Seguía allí, dando vueltas despacio para secarse, la
cabeza inclinada hacia delante, el cabello rubio pingando y revuelto. Extendió la
falda cuidadosamente para que le diera el calor.
Luego, muy colorada, se acercó a la mesa y cogió un
paquetito. Era una bolsa de café, con la etiqueta “Muestra” en letras rojas, lo
que sacó del envoltorio de periódico mojado. Pero la manejaba con delicadeza.
–Vamos, cómo es posible que lo envolviera en un periódico
–dijo conteniendo el aliento, mirando una mano y luego la otra. Debía de haber sido
siempre solitaria y torpe, a juzgar por cómo la cogían las cosas por sorpresa.
Puso el café en la mesa, justo en el centro.
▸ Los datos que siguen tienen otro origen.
# torognes/swarm

Hardware: AMD Instinct MI355X
Metric: amplicons/sec clustered (d=1) (higher is better)
Workload: dtype u64; 1 GPU; 10000000 synthetic amplicons x 150 bp, d=1 (10000000 per GPU; the metric's own size; configs[1]: configs1); per_gpu_queries=10000000, db_amplicons=10000000, step=swa_d1_index_build + swa_d1_network_device (B1 seam), db and CSR resident in HBM, route=streaming (d1_stream.inc), build=local, neighbour_links=17077441

## Files before the change

### swarm_amd/csrc/d1.hip

```cpp
#include "swa_internal.h"

#include <algorithm>
#include <type_traits>
#include <cstdlib>
#include <memory>
#include <thread>

namespace {

constexpr int kWaves = 4;
constexpr int kThreads = kWaves * 64;
constexpr int kQueueCap = 128;
constexpr uint32_t kEmpty = SWA_NO_AMPLICON;
constexpr size_t kMaxZobristLds = 96 * 1024;

struct alignas(16) swa_task {
  uint64_t hash;
  uint32_t heavy;
  uint32_t code;
};

struct NetArgs {
  const uint64_t * seqs;
  const uint64_t * seq_off;
// ... 748 lines not shown
  PartPlan p{};
  p.total = std::max(1u, total_bits);
  p.levels = (p.total + max_bits - 1) / max_bits;
  for (uint32_t l = 0; l < p.levels; ++l) { p.bits[l] = p.total / p.levels + (l < p.total % p.levels ? 1u : 0u); }
  return p;
}

struct PartJob {
  uint32_t nidx = 1;
  const unsigned long long * in[kMaxIdx] = {};
  unsigned long long * buf[kMaxIdx][2] = {};
  const uint64_t * cstart0[kMaxIdx] = {};
  uint64_t cstride0[kMaxIdx] = {};
  const uint32_t * csize0[kMaxIdx] = {};
  uint32_t csize_cap = 0, chunks0 = 1;
  bool single0 = true;
  uint64_t max_records = 0, max_tiles0 = 0;
  uint64_t out_cap = 0;
  uint32_t bias = 0, top_bit = 32;
  uint32_t tile = 4096;
  bool hist0_done = false;
  PartPlan plan{};
  uint32_t * out32[kMaxIdx] = {};
  uint32_t * cnt[kMaxIdx] = {}; uint32_t * ctile[kMaxIdx] = {}; uint64_t * starts[kMaxIdx] = {}; uint32_t * partial[kMaxIdx] = {};
  uint32_t * total[kMaxIdx] = {};
  uint64_t starts_stride = 0;
  const unsigned long long * out[kMaxIdx] = {}; const uint64_t * bstart[kMaxIdx] = {};
  uint32_t buckets = 0;
  int last = 0;
};

static void part_scratch(const PartJob & j, uint64_t * cnt, uint64_t * ctile, uint64_t * starts_half, uint64_t * partial) {
  uint64_t chunks = j.chunks0, c_max = 0, t_max = 0, s_max = 0;
  bool single = j.single0;
  for (uint32_t l = 0; l < j.plan.levels; ++l) {
    const uint64_t tiles = (l == 0 ? j.max_tiles0 : j.max_records / j.tile + chunks + 1);
    c_max = std::max(c_max, (tiles << j.plan.bits[l]) + 2);
    t_max = std::max(t_max, chunks + 2 + tiles + 2);
    chunks = (single ? 1 : chunks) << j.plan.bits[l];
    single = false;
    s_max = std::max(s_max, chunks + 2);
  }
  *cnt = c_max; *ctile = t_max; *starts_half = s_max; *partial = c_max / kFlatChunk + 2;
}

struct ClearList { uint32_t * p[8]; uint64_t words[8]; uint32_t n; };
__global__ __launch_bounds__(256) void k_clear_many(const ClearList c) {
  for (uint32_t k = 0; k < c.n; ++k) {
    for (uint64_t i = (uint64_t)blockIdx.x * blockDim.x + threadIdx.x; i < c.words[k]; i += (uint64_t)gridDim.x * blockDim.x) { c.p[k][i] = 0u; }
  }
}
static void clear_add(ClearList & c, void * p, uint64_t bytes) {
  c.p[c.n] = static_cast<uint32_t *>(p); c.words[c.n] = bytes / 4; ++c.n;
}
static int clear_launch(swa_ctx * ctx, const ClearList & c) {
  uint64_t most = 0;
  for (uint32_t k = 0; k < c.n; ++k) { most = std::max(most, c.words[k]); }
  if (c.n == 0 || most == 0) { return SWA_OK; }
  hipLaunchKernelGGL(k_clear_many, dim3(grid_for(ctx, most, 256, 8)), dim3(256), 0, ctx->stream, c);
  SWA_HIP(ctx, hipGetLastError());
  return SWA_OK;
}

static int run_partition(swa_ctx * ctx, PartJob & j) {
  uint64_t chunks = j.chunks0;
  bool single = j.single0;
  uint32_t used_bits = 0;
  const int cu_grid = ctx->num_cus * 8;
  for (uint32_t l = 0; l < j.plan.levels; ++l) {
    const uint32_t bits = j.plan.bits[l];
    used_bits += bits;
    const bool wide = bits > kPartMaxBits;
    const bool hist_done = l == 0 && j.hist0_done;
    const bool low_halves = l + 1 == j.plan.levels && j.out32[0] != nullptr;
    const bool have_form = wide ? (j.tile == 4096 || (j.tile == 8192 && hist_done)) && !low_halves
                                : (j.tile == 2048 && !low_halves) || j.tile == 4096;
    if (!have_form) { return swa_fail_msg(ctx, SWA_E_ARG, "partition: no kernel for this tile and bin count"); }
    PartArgs a{};
    a.single_seg = single ? 1u : 0u; a.bits = bits; a.shift = j.top_bit - used_bits; a.bias = j.bias; a.tile = j.tile;
    a.span = (single && l == 0 && chunks > 1 && j.tile == 4096 && !wide && !hist_done) ? 1u : 0u;
    const uint64_t tiles = (l == 0 ? j.max_tiles0 : j.max_records / j.tile + chunks + 1);
    a.run_bits = tiles >= (uint64_t)cu_grid ? 4u : 0u;
    for (uint32_t i = 0; i < j.nidx; ++i) {
      PartIdx & p = a.p[i];
      p.in = l == 0 ? j.in[i] : j.buf[i][(l - 1) & 1u];
      p.out = j.buf[i][l & 1u];
      p.out32 = low_halves ? j.out32[i] : nullptr;
      p.out_cap = j.out_cap;
      p.cstart = l == 0 ? j.cstart0[i] : j.starts[i] + ((l - 1) & 1u) * j.starts_stride;
      p.cstride = l == 0 ? j.cstride0[i] : 0;
      p.csize = l == 0 ? j.csize0[i] : nullptr;
      p.csize_cap = j.csize_cap;
      p.chunks = (uint32_t)chunks;
      p.ctile = j.ctile[i]; p.cnt = j.cnt[i];
      p.tchunk = j.ctile[i] + chunks + 1; p.tchunk_cap = (uint32_t)std::min<uint64_t>(tiles + 1, 0xFFFFFFFFu);
      p.next_start = j.starts[i] + (l & 1u) * j.starts_stride;
      p.total = j.total[i];
    }
    const dim3 grid_t((unsigned)((std::min<uint64_t>(std::max<uint64_t>(tiles, 1), (uint64_t)cu_grid) + 7) & ~7ull), j.nidx);
    if (chunks > 2048) { hipLaunchKernelGGL(k_part_tiles<1024>, dim3(1, j.nidx), dim3(1024), 0, ctx->stream, a); }
    else { hipLaunchKernelGGL(k_part_tiles<256>, dim3(1, j.nidx), dim3(256), 0, ctx->stream, a); }
    if (hist_done) {  }
    else if (wide) { hipLaunchKernelGGL((k_part_hist<1024, kPartTileMax, 256>), grid_t, dim3(256), 0, ctx->stream, a); }
    else if (a.span != 0u) { hipLaunchKernelGGL((k_part_hist<512, kPartTileMax, 256, true>), grid_t, dim3(256), 0, ctx->stream, a); }
    else { hipLaunchKernelGGL((k_part_hist<512, kPartTileMax, 256>), grid_t, dim3(256), 0, ctx->stream, a); }
    FlatScanArgs f{};
    f.unit_bits = bits;
    for (uint32_t i = 0; i < j.nidx; ++i) { f.v[i] = j.cnt[i]; f.units[i] = j.ctile[i] + chunks; f.partial[i] = j.partial[i]; f.total[i] = j.total[i]; }
    const dim3 grid_f((unsigned)std::min<uint64_t>(((tiles << bits) + 1 + kFlatChunk - 1) / kFlatChunk, (uint64_t)cu_grid), j.nidx);
    hipLaunchKernelGGL(k_flat_sums, grid_f, dim3(256), 0, ctx->stream, f);
    hipLaunchKernelGGL(k_flat_apply, grid_f, dim3(256), 0, ctx->stream, f);
    if (wide && j.tile == 8192) {
      constexpr size_t lds = part_scatter_lds(8192, 1024);
      if (!ctx->part_lds_opt_in) {
        SWA_HIP(ctx, hipFuncSetAttribute(reinterpret_cast<const void *>(&k_part_scatter<0, 8192, 1024, 1024>), hipFuncAttributeMaxDynamicSharedMemorySize, (int)lds));
        ctx->part_lds_opt_in = true;
      }
      hipLaunchKernelGGL((k_part_scatter<0, 8192, 1024, 1024>), grid_t, dim3(1024), lds, ctx->stream, a);
    }
    else if (wide) { hipLaunchKernelGGL((k_part_scatter<0, 4096, 1024, 512>), grid_t, dim3(512), part_scatter_lds(4096, 1024), ctx->stream, a); }
    else if (j.tile == 2048) { hipLaunchKernelGGL((k_part_scatter<0, 2048, 512, 512>), grid_t, dim3(512), part_scatter_lds(2048, 512), ctx->stream, a); }
    else if (a.span != 0u && low_halves) { hipLaunchKernelGGL((k_part_scatter<2, 4096, 512, 512, true>), grid_t, dim3(512), part_scatter_lds(4096, 512), ctx->stream, a); }
    else if (a.span != 0u) { hipLaunchKernelGGL((k_part_scatter<0, 4096, 512, 512, true>), grid_t, dim3(512), part_scatter_lds(4096, 512), ctx->stream, a); }
    else if (low_halves) { hipLaunchKernelGGL((k_part_scatter<2, 4096, 512, 512>), grid_t, dim3(512), part_scatter_lds(4096, 512), ctx->stream, a); }
    else { hipLaunchKernelGGL((k_part_scatter<0, 4096, 512, 512>), grid_t, dim3(512), part_scatter_lds(4096, 512), ctx->stream, a); }
    chunks = (single ? 1 : chunks) << bits;
    single = false;
    hipLaunchKernelGGL(k_part_starts, dim3((unsigned)std::min<uint64_t>((chunks + 256) / 256, (uint64_t)cu_grid), j.nidx), dim3(256), 0, ctx->stream, a);
    SWA_HIP(ctx, hipGetLastError());
  }
  j.buckets = (uint32_t)chunks;
  j.last = (int)((j.plan.levels - 1) & 1u);
  for (uint32_t i = 0; i < j.nidx; ++i) {
    j.out[i] = j.buf[i][j.last];
    j.bstart[i] = j.starts[i] + (uint64_t)j.last * j.starts_stride;
  }
  return SWA_OK;
}
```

Luego tiró
del periódico arrastrándolo lánguidamente por una esquina a través de la habitación,
lo extendió bien y se dejó caer encima, cuan larga era, junto al fuego. El sonsonete
sobre la lluvia, sus grititos de sorpresa sólo habían sido un preámbulo, un simple
juego con el que se entretenía cuando estaba sola. Ahora se sentía a gusto. Al tenderse
junto al fuego, el cabello empezó a alisársele y desenredársele y a colgarle espalda
abajo como un retal de seda barata.
Cerró los ojos. Su boca adoptó una expresión grave,
un gesto de instintiva astucia. Pese a su calma absoluta y a su complacencia, parecía
que estuviera ocultándose allí, completamente sola. Y cuando el fuego se agitaba
y crepitaba en la chimenea, ella se estremecía y extendía la mano como con impaciencia
o desesperanza.
De pronto cambió de postura e intentó coger el periódico
que tenía debajo. Luego se acuclilló, tocaba el papel impreso como si se tratara
de algo delicadísimo. No se limitaba a mirarlo; lo contemplaba, lo observaba como
si fuera imprevisible, tal como observa una jovencita a un niño de pecho. Aún estaba
mojado en las partes sobre las que había estado echada. Se inclinó nerviosa y estiró
los dobleces y las arrugas con sus dedos sonrosados, pequeños y agrietados; de vez
en cuando fruncía el entrecejo ante el dibujo borroso de algo y las grandes letras
que formaban una palabra al pie. Le temblaban los labios como si mirar y silabear
tan despacio le causara una gran impresión.
De repente se echó a reír.
–¡Ruby Fisher! –susurró.
A sus ojos azules y a sus labios tiernos afloró una
expresión de extrema timidez que se transformó luego en miedo. Miró a su alrededor…
Tenía la impresión de que la espiaban. Se estiró bien el vestido y silabeó una decena
de palabras del periódico.
La breve noticia decía:
“Esta semana la señora Ruby Fisher tuvo la desdicha
de resultar alcanzada en una pierna por un disparo que efectuó su marido”.
Al pasar de una palabra a la siguiente, suspiraba; dejó
la palabra “desdicha” para el final, entonces volvió a ella; luego lo leyó todo
en voz alta, como si estuviera hablando con alguien.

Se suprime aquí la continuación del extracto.